Ahlakın siyaseti ve siyasetin ahlakı
Ahlak ve siyaset arasındaki ilişki temelde iki şekilde ortaya çıkıyor. Ahlakın siyaseti ve siyasetin ahlakı... Öncelikle şunu belirtmeliyiz ki ahlakın en az görünürlük kazandığı alanların başında da siyaset geliyor. Elbette ahlaktan kast ettiğimiz şey Sokratik gelenek, İslam düşüncesi ve kadim mirastaki (“fıtrat ahlakının” tarih içindeki tezahürleri) iyi ve doğru olanı merkeze alan yaklaşımdır.
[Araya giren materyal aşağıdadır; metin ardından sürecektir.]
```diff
@@ -448,10 +476,7 @@
           for (int r = 0; r < 16; ++r) tp[r] = 0.0f;
 #pragma unroll
           for (int q = 0; q < 2; ++q) {
-            if (2 * nb + q < KHS) {
-              const u32x4* s0 = L.zb + (size_t)((buf * KHS + 2 * nb + q) * 2 + pc) * 64 + lane;
-              tp = mfma_f16(s0[0], ident[q], tp);
-            }
+            if (KHS == 2 * HMB || 2 * nb + q < KHS) tp = mfma_f16(zf[pc][q], ident[q], tp);
           }
 #pragma unroll
           for (int r = 0; r < 16; ++r) tb += tp[r];
@@ -475,6 +500,14 @@
       {
         const int4* sc = L.scal + (t % 3) * TR;
         const float* pdr = L.pdv + (t % 3) * TR;
+        if (wave == 0 && j < 16) {
+          const int rl = 4 * k4 + j;
+          float de = 0.0f;
+#pragma unroll
+          for (int n2 = 0; n2 < NW; ++n2) de += L.dep[rl * NW + n2];
+          s_g += __int_as_float(sc[rl].z);
+          s_d += de;
+        }
 #pragma unroll
         for (int i = 0; i < 16; ++i) {
           const int rl = 4 * k4 + i;
@@ -487,10 +520,6 @@
           const float dp = pre > 0.0f ? de * iw2 : 0.0f;
           s_w1 = fmaf(dp, pd, s_w1);
           s_b1 += dp;
-          if (wave == 0 && j == i) {
-            s_g += __int_as_float(sc[rl].z);
-            s_d += de;
-          }
         }
       }
     } else {
@@ -534,8 +563,21 @@
           a.demb[row] = de;
         }
       }
+      const int EAt = L.ea[nb];
+      Frag2 w2b[2], w2a[HMB][2];
+#pragma unroll
+      for (int s = 0; s < 2; ++s) {
+        const u32x4* sb = L.abT + (size_t)((nb * 2 + s) * 2) * 64 + lane;
+        w2b[s].h = sb[0]; w2b[s].l = sb[64];
+#pragma unroll
+        for (int mb = 0; mb < HMB; ++mb) {
+          const u32x4* s0 = L.dz2T + (size_t)((mb * 2 + s) * 2) * 64 + lane;
+          w2a[mb][s].h = s0[0]; w2a[mb][s].l = s0[64];
+        }
+      }
+      __builtin_amdgcn_sched_barrier(0);
       {
-        const int En = EGt + __builtin_amdgcn_readfirstlane(L.ea[nb]);
+        const int En = EGt + __builtin_amdgcn_readfirstlane(EAt);
         if (En != E2) {
           const float f = pow2(max(E2 - En, -200));
 #pragma unroll
@@ -546,18 +588,9 @@
         }
       }
 #pragma unroll
-      for (int s = 0; s < 2; ++s) {
-        const u32x4* sb = L.abT + (size_t)((nb * 2 + s) * 2) * 64 + lane;
-        Frag2 bf;
-        bf.h = sb[0]; bf.l = sb[64];
-#pragma unroll
-        for (int mb = 0; mb < HMB; ++mb) {
-          const u32x4* s0 = L.dz2T + (size_t)((mb * 2 + s) * 2) * 64 + lane;
-          Frag2 af;
-          af.h = s0[0]; af.l = s0[64];
-          mma3(accw2[mb], af, bf);
-        }
-      }
+      for (int s = 0; s < 2; ++s)
+#pragma unroll
+        for (int mb = 0; mb < HMB; ++mb) mma3(accw2[mb], w2a[mb][s], w2b[s]);
     }
     NB_MARK(4);
   }
diff --git a/geossl_amd/csrc/ncsn_rows.hip b/geossl_amd/csrc/ncsn_rows.hip
--- a/geossl_amd/csrc/ncsn_rows.hip
+++ b/geossl_amd/csrc/ncsn_rows.hip
@@ -31,22 +31,40 @@
   float* ib1 = iw1 + F;
   float* iw2 = ib1 + F;
   float* lred = iw2 + F;
-  const int tid = threadIdx.x, lane = tid & 63, wave = tid >> 6, j = lane & 31, kh = lane >> 5;
+  const int tid = threadIdx.x, lane = tid & 63, j = lane & 31, kh = lane >> 5;
+  const int wave = __builtin_amdgcn_readfirstlane(tid >> 6);
   const int nrb = (S + 31) / 32;
   float lsum = 0.0f;
-  auto load_row = [&](int rb) {
-    RowIn r;
-    const int rowc = min(32 * rb + j, S - 1);
-    r.u = sei0[rowc];
-    r.v = sei1[rowc];
-    r.sigma = w.sigmas[noise_level[batch[r.u]]];
-    r.d = distance[rowc];
-    r.eps = dist_noise[rowc];
-    return r;
+  RowIn cur;
+  int64_t cur_b = 0, cur_l = 0;
+  auto row_stage = [&](int stage, int rowc) {
+    if (stage == 0) {
+      cur.u = sei0[rowc];
+      cur.v = sei1[rowc];
+      cur.d = distance[rowc];
+      cur.eps = dist_noise[rowc];
+    } else if (stage == 1) {
+      cur_b = batch[cur.u];
+    } else if (stage == 2) {
+      cur_l = noise_level[cur_b];
+    } else {
+      cur.sigma = w.sigmas[cur_l];
+    }
   };
+  f32x4 gq[3][4];
+  auto gather = [&](const int64_t u, const int64_t v, int ks, f32x4 (&g)[4]) {
+    const float* hu = h + (size_t)u * F + 16 * ks + 8 * kh;
+    const float* hv = h + (size_t)v * F + 16 * ks + 8 * kh;
+    g[0] = *reinterpret_cast<const f32x4*>(hu);
+    g[1] = *reinterpret_cast<const f32x4*>(hu + 4);
+    g[2] = *reinterpret_cast<const f32x4*>(hv);
+    g[3] = *reinterpret_cast<const f32x4*>(hv + 4);
+  };
+  constexpr int GL0 = ((KS - 1) / 3) * 3, GL1 = ((KS - 2) / 3) * 3 + 1;
   int rb = blockIdx.x + gridDim.x * wave;
-  RowIn cur;
-  if (rb < nrb) cur = load_row(rb);
+  const bool any = rb < nrb;
+  const int row0 = min(32 * rb + j, S - 1);
+  if (any) row_stage(0, row0);
 #ifdef NCSN_STAGE_UNROLL
 #pragma unroll
 #endif
@@ -62,6 +80,7 @@
     dst[64] = f.m;
     dst[128] = f.l;
   }
+  if (any) row_stage(1, row0);
 #ifdef NCSN_STAGE_UNROLL
 #pragma unroll
 #endif
@@ -81,6 +100,7 @@
     dst[64] = f.m;
     dst[128] = f.l;
   }
+  if (any) row_stage(2, row0);
   for (int i = tid; i < F; i += 512) {
     b1s[i] = w.o1_b[i];
     wls[i] = w.o1_w[(size_t)i * (F + 1) + F];
@@ -92,23 +112,22 @@
     b2s[i] = i < H ? w.o2_b[i] : 0.0f;
     w3s[i] = i < H ? w.o3_w[i] : 0.0f;
   }
+  if (any) {
+    row_stage(3, row0);
+    gather(cur.u, cur.v, 0, gq[0]);
+    gather(cur.u, cur.v, 1, gq[1]);
+  }
   __syncthreads();
   const float ib2 = w.in_b2[0], b3 = w.o3_b[0];
   for (; rb < nrb; rb += gridDim.x * 8) {
     const int row = 32 * rb + j;
     const bool valid = row < S;
     const RowIn in = cur;
-    f32x4 gq[2][4];
-    auto gather = [&](int ks, f32x4 (&g)[4]) {
-      const float* hu = h + (size_t)in.u * F + 16 * ks + 8 * kh;
-      const float* hv = h + (size_t)in.v * F + 16 * ks + 8 * kh;
-      g[0] = *reinterpret_cast<const f32x4*>(hu);
-      g[1] = *reinterpret_cast<const f32x4*>(hu + 4);
-      g[2] = *reinterpret_cast<const f32x4*>(hv);
-      g[3] = *reinterpret_cast<const f32x4*>(hv + 4);
-    };
-    gather(0, gq[0]);
-    if (rb + gridDim.x * 8 < nrb) cur = load_row(rb + gridDim.x * 8);
+    const int rb_n = rb + (int)gridDim.x * 8;
+    const int row_n = min(32 * (rb_n < nrb ? rb_n : rb) + j, S - 1);
+    row_stage(0, row_n);
+    if (KS > 2) gather(in.u, in.v, 2, gq[2]);
+    __builtin_amdgcn_sched_barrier(0);
     const float pd = add_rn(in.d, mul_rn(in.eps, in.sigma));
     float e = 0.0f;
 #pragma unroll 4
@@ -136,8 +155,14 @@
       }
 #pragma unroll
     for (int ks = 0; ks < KS; ++ks) {
-      if (ks + 1 < KS) gather(ks + 1, gq[(ks + 1) & 1]);
-      const f32x4(&g)[4] = gq[ks & 1];
+      if (ks >= 1 && ks + 2 < KS) gather(in.u, in.v, ks + 2, gq[(ks + 2) % 3]);
+      if (ks == GL0 + 1) gather(cur.u, cur.v, 0, gq[0]);
+      if (ks == GL1 + 1) gather(cur.u, cur.v, 1, gq[1]);
+      if (ks == KS / 4) row_stage(1, row_n);
+      if (ks == KS / 2) row_stage(2, row_n);
+      if (ks == (3 * KS) / 4) row_stage(3, row_n);
+      __builtin_amdgcn_sched_barrier(0);
+      const f32x4(&g)[4] = gq[ks % 3];
       const float v[8] = {g[0].x + g[2].x, g[0].y + g[2].y, g[0].z + g[2].z, g[0].w + g[2].w,
                           g[1].x + g[3].x, g[1].y + g[3].y, g[1].z + g[3].z, g[1].w + g[3].w};
       const Frag3 bf = split8(v);
@@ -163,6 +188,9 @@
       for (int mb = 0; mb < NMB; ++mb) acc1[mb] = mfma_bf16(af[mb].h, bf.h, acc1[mb]);
       __builtin_amdgcn_sched_barrier(0);
     }
+    if (GL0 + 1 == KS) gather(cur.u, cur.v, 0, gq[0]);
+    if (GL1 + 1 == KS) gather(cur.u, cur.v, 1, gq[1]);
+    __builtin_amdgcn_sched_barrier(0);
     Frag3 tb[KS];
     {
       float* arow = sv.a1 != nullptr ? sv.a1 + (size_t)row * F + 4 * kh : nullptr;
```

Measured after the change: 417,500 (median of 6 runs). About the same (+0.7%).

## Software-pipeline NCSN row gathers, next-row metadata loads and W1 fragment LDS reads

Applied to the files above, without the earlier changes.

Replaces the row-level prefetch with a deeper pipeline. Feature gathers now run two k-steps ahead in a triple buffer, and the next row's first two gathers are issued before the second layer. The dependent metadata chain for the next row (edge index, batch, noise level, sigma) is split across k-steps so each latency hides behind MFMA work. W1 fragments are loaded piece by piece, interleaved with the MFMA groups, and LDS addresses are pinned to a few base registers, which lowers register pressure and exposes overlap. The cost is more complex scheduling, extra live registers for three gather buffers, and clamped speculative loads on the last iteration.

```diff
diff --git a/geossl_amd/csrc/ncsn_rows.hip b/geossl_amd/csrc/ncsn_rows.hip
--- a/geossl_amd/csrc/ncsn_rows.hip
+++ b/geossl_amd/csrc/ncsn_rows.hip
@@ -94,21 +94,40 @@
   }
   __syncthreads();
   const float ib2 = w.in_b2[0], b3 = w.o3_b[0];
+  f32x4 gq[3][4];
+  auto gather = [&](const RowIn& r, int ks, f32x4 (&g)[4]) {
+    const float* hu = h + (size_t)r.u * F + 16 * ks + 8 * kh;
+    const float* hv = h + (size_t)r.v * F + 16 * ks + 8 * kh;
+    g[0] = *reinterpret_cast<const f32x4*>(hu);
+    g[1] = *reinterpret_cast<const f32x4*>(hu + 4);
+    g[2] = *reinterpret_cast<const f32x4*>(hv);
+    g[3] = *reinterpret_cast<const f32x4*>(hv + 4);
+  };
+  int wslot[3] = {lane, lane + 4096, lane + 8192};
+#pragma unroll
+  for (int i = 0; i < 3; ++i) asm volatile("" : "+v"(wslot[i]));
+  auto wfrag = [&](int idx) -> u32x4 { return W1f[wslot[idx >> 12] + (idx & 4095)]; };
+  auto w1_piece = [&](int ks, int piece, u32x4 (&p)[NMB]) {
+#pragma unroll
+    for (int mb = 0; mb < NMB; ++mb) p[mb] = wfrag(((mb * KS + ks) * 3 + piece) * 64);
+  };
+  if (rb < nrb) {
+    gather(cur, 0, gq[0]);
+    gather(cur, 1, gq[1]);
+  }
+  constexpr int KB = KS / 4, KN = KS / 2, KG = (3 * KS) / 4;
   for (; rb < nrb; rb += gridDim.x * 8) {
     const int row = 32 * rb + j;
     const bool valid = row < S;
     const RowIn in = cur;
-    f32x4 gq[2][4];
-    auto gather = [&](int ks, f32x4 (&g)[4]) {
-      const float* hu = h + (size_t)in.u * F + 16 * ks + 8 * kh;
-      const float* hv = h + (size_t)in.v * F + 16 * ks + 8 * kh;
-      g[0] = *reinterpret_cast<const f32x4*>(hu);
-      g[1] = *reinterpret_cast<const f32x4*>(hu + 4);
-      g[2] = *reinterpret_cast<const f32x4*>(hv);
-      g[3] = *reinterpret_cast<const f32x4*>(hv + 4);
-    };
-    gather(0, gq[0]);
-    if (rb + gridDim.x * 8 < nrb) cur = load_row(rb + gridDim.x * 8);
+    const bool more = rb + gridDim.x * 8 < nrb;
+    const int rowcn = min(32 * (more ? rb + (int)gridDim.x * 8 : rb) + j, S - 1);
+    RowIn nx;
+    nx.u = sei0[rowcn];
+    nx.v = sei1[rowcn];
+    nx.d = distance[rowcn];
+    nx.eps = dist_noise[rowcn];
+    int64_t nb = 0, nl = 0;
     const float pd = add_rn(in.d, mul_rn(in.eps, in.sigma));
     float e = 0.0f;
 #pragma unroll 4
@@ -134,34 +153,51 @@
         acc1[mb][4 * q + 2] = fmaf(emb, wl.z, b.z);
         acc1[mb][4 * q + 3] = fmaf(emb, wl.w, b.w);
       }
+    u32x4 pa[NMB], pb[NMB];
+    w1_piece(0, 2, pa);
 #pragma unroll
     for (int ks = 0; ks < KS; ++ks) {
-      if (ks + 1 < KS) gather(ks + 1, gq[(ks + 1) & 1]);
-      const f32x4(&g)[4] = gq[ks & 1];
+      if (ks + 2 < KS) gather(in, ks + 2, gq[(ks + 2) % 3]);
+      if (ks == KB) {
+        uint32_t ulo = (uint32_t)nx.u, uhi = (uint32_t)((uint64_t)nx.u >> 32);
+        asm volatile("" : "+v"(ulo), "+v"(uhi));
+        nx.u = (int64_t)(((uint64_t)uhi << 32) | ulo);
+        nb = batch[nx.u];
+      }
+      if (ks == KN) nl = noise_level[nb];
+      if (ks == KG) nx.sigma = w.sigmas[nl];
+      const f32x4(&g)[4] = gq[ks % 3];
       const float v[8] = {g[0].x + g[2].x, g[0].y + g[2].y, g[0].z + g[2].z, g[0].w + g[2].w,
                           g[1].x + g[3].x, g[1].y + g[3].y, g[1].z + g[3].z, g[1].w + g[3].w};
       const Frag3 bf = split8(v);
-      Frag3 af[NMB];
-#pragma unroll
-      for (int mb = 0; mb < NMB; ++mb) {
-        const u32x4* src = W1f + ((size_t)(mb * KS + ks) * 3) * 64 + lane;
-        af[mb].h = src[0];
-        af[mb].m = src[64];
-        af[mb].l = src[128];
-      }
-#pragma unroll
-      for (int mb = 0; mb < NMB; ++mb) acc1[mb] = mfma_bf16(af[mb].l, bf.h, acc1[mb]);
-#pragma unroll
-      for (int mb = 0; mb < NMB; ++mb) acc1[mb] = mfma_bf16(af[mb].h, bf.l, acc1[mb]);
-#pragma unroll
-      for (int mb = 0; mb < NMB; ++mb) acc1[mb] = mfma_bf16(af[mb].m, bf.m, acc1[mb]);
-#pragma unroll
-      for (int mb = 0; mb < NMB; ++mb) acc1[mb] = mfma_bf16(af[mb].m, bf.h, acc1[mb]);
-#pragma unroll
-      for (int mb = 0; mb < NMB; ++mb) acc1[mb] = mfma_bf16(af[mb].h, bf.m, acc1[mb]);
-#pragma unroll
-      for (int mb = 0; mb < NMB; ++mb) acc1[mb] = mfma_bf16(af[mb].h, bf.h, acc1[mb]);
-      __builtin_amdgcn_sched_barrier(0);
+      __builtin_amdgcn_sched_barrier(0);
+      w1_piece(ks, 0, pb);
+#pragma unroll
+      for (int mb = 0; mb < NMB; ++mb) acc1[mb] = mfma_bf16(pa[mb], bf.h, acc1[mb]);
+      __builtin_amdgcn_sched_barrier(0);
+      w1_piece(ks, 1, pa);
+#pragma unroll
+      for (int mb = 0; mb < NMB; ++mb) acc1[mb] = mfma_bf16(pb[mb], bf.l, acc1[mb]);
+      __builtin_amdgcn_sched_barrier(0);
+#pragma unroll
+      for (int mb = 0; mb < NMB; ++mb) acc1[mb] = mfma_bf16(pa[mb], bf.m, acc1[mb]);
+      __builtin_amdgcn_sched_barrier(0);
+#pragma unroll
+      for (int mb = 0; mb < NMB; ++mb) acc1[mb] = mfma_bf16(pa[mb], bf.h, acc1[mb]);
+      __builtin_amdgcn_sched_barrier(0);
+      if (ks + 1 < KS) w1_piece(ks + 1, 2, pa);
+#pragma unroll
+      for (int mb = 0; mb < NMB; ++mb) acc1[mb] = mfma_bf16(pb[mb], bf.m, acc1[mb]);
+      __builtin_amdgcn_sched_barrier(0);
+#pragma unroll
+      for (int mb = 0; mb < NMB; ++mb) acc1[mb] = mfma_bf16(pb[mb], bf.h, acc1[mb]);
+      __builtin_amdgcn_sched_barrier(0);
+    }
+    asm volatile("" : "+v"(nx.sigma));
+    cur = nx;
+    if (more) {
+      gather(cur, 0, gq[0]);
+      gather(cur, 1, gq[1]);
     }
     Frag3 tb[KS];
     {
@@ -194,15 +230,16 @@
         acc2[4 * q + 3] = b.w;
       }
       Frag3 af, an;
+      constexpr int W2I = NMB * KS * 3 * 64;
       {
-        const u32x4* src = W2f + ((size_t)(mb * KS) * 3) * 64 + lane;
-        af.h = src[0]; af.m = src[64]; af.l = src[128];
+        const int i0 = W2I + (mb * KS) * 3 * 64;
+        af.h = wfrag(i0); af.m = wfrag(i0 + 64); af.l = wfrag(i0 + 128);
       }
 #pragma unroll
       for (int ks = 0; ks < KS; ++ks) {
         if (ks + 1 < KS) {
-          const u32x4* src = W2f + ((size_t)(mb * KS + ks + 1) * 3) * 64 + lane;
-          an.h = src[0]; an.m = src[64]; an.l = src[128];
+          const int i1 = W2I + (mb * KS + ks + 1) * 3 * 64;
+          an.h = wfrag(i1); an.m = wfrag(i1 + 64); an.l = wfrag(i1 + 128);
         }
         __builtin_amdgcn_sched_barrier(0);
         mma6(acc2, af, tb[ks]);
```

Result: no change. 413,400 before, 415,100 after, median of 6 (+0.4%).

Erdemli ve saygın olanı ifade edendir. Burada iyi, doğru, saygınlık ve erdem ilkeleri ahlakın özdür. Ahlakın metafiziği de diyebiliriz buna. Yani değişmeyen, öz olan ve evrensel olan özellikleri kast ediyoruz. Bunlara ahlaki varlığın arche’si de diyebiliriz. Müslüman ahlak teorisyenleri ahlakın bu metafiziğiyle hareket ederler her zaman. Kınalızade ve Nasreddin El-Tusi bunun en önemli iki örneği. Aile ahlakı da siyaset ahlakı da ticaret ahlakı da bu metafiziksel prensiplere dayanır. Aile, siyaset, ticaret ve ilim gibi kurumların dayandığı temel iyilik ve erdemlilik ilkesi/idesi “fıtrat” ve vahiy ayetleri ile ortaya konulmaktadır. Bu nedenle bir gayri Müslim siyasetçinin fıtratından gelen ahlaki ide nedeniyle iyi davranışlarıyla karşılaşmamız bizi yadırgamamalıdır.
Ahlakın kendisinden gelen bir siyaseti vardır. Burada siyasetin ahlaki ilkelerle temellendirilmesi önerilir. Siyasetçinin ve siyasal kurumların erdemlilik üzerine kurulmasını, adaletle hareket etmelerini ve halkın “ortak iyi”si için çalışmalarını ister. İslam ahlak teorisi, bunun argümanlarıyla doludur. Yine siyasetnamelerde de ahlaktan gelen siyaset önermelerinden oluşur. Nitekim hükümdara “nasihatler” yapılır. Bu nasihatler temelde ahlakın siyasetini vaaz ederler. Yusuf Has Hacip de, Nizamül Mülk de Gazali de siyasetnamelerde söz konusu boyutlara eğilirler. Çünkü onlar siyasetin metafiziğinin temelinde ahlakın yer aldığına inanırlar. Bu metafiziği önererek islam toplumlarının siyasal bütünleşmesine yardım etmek isterler.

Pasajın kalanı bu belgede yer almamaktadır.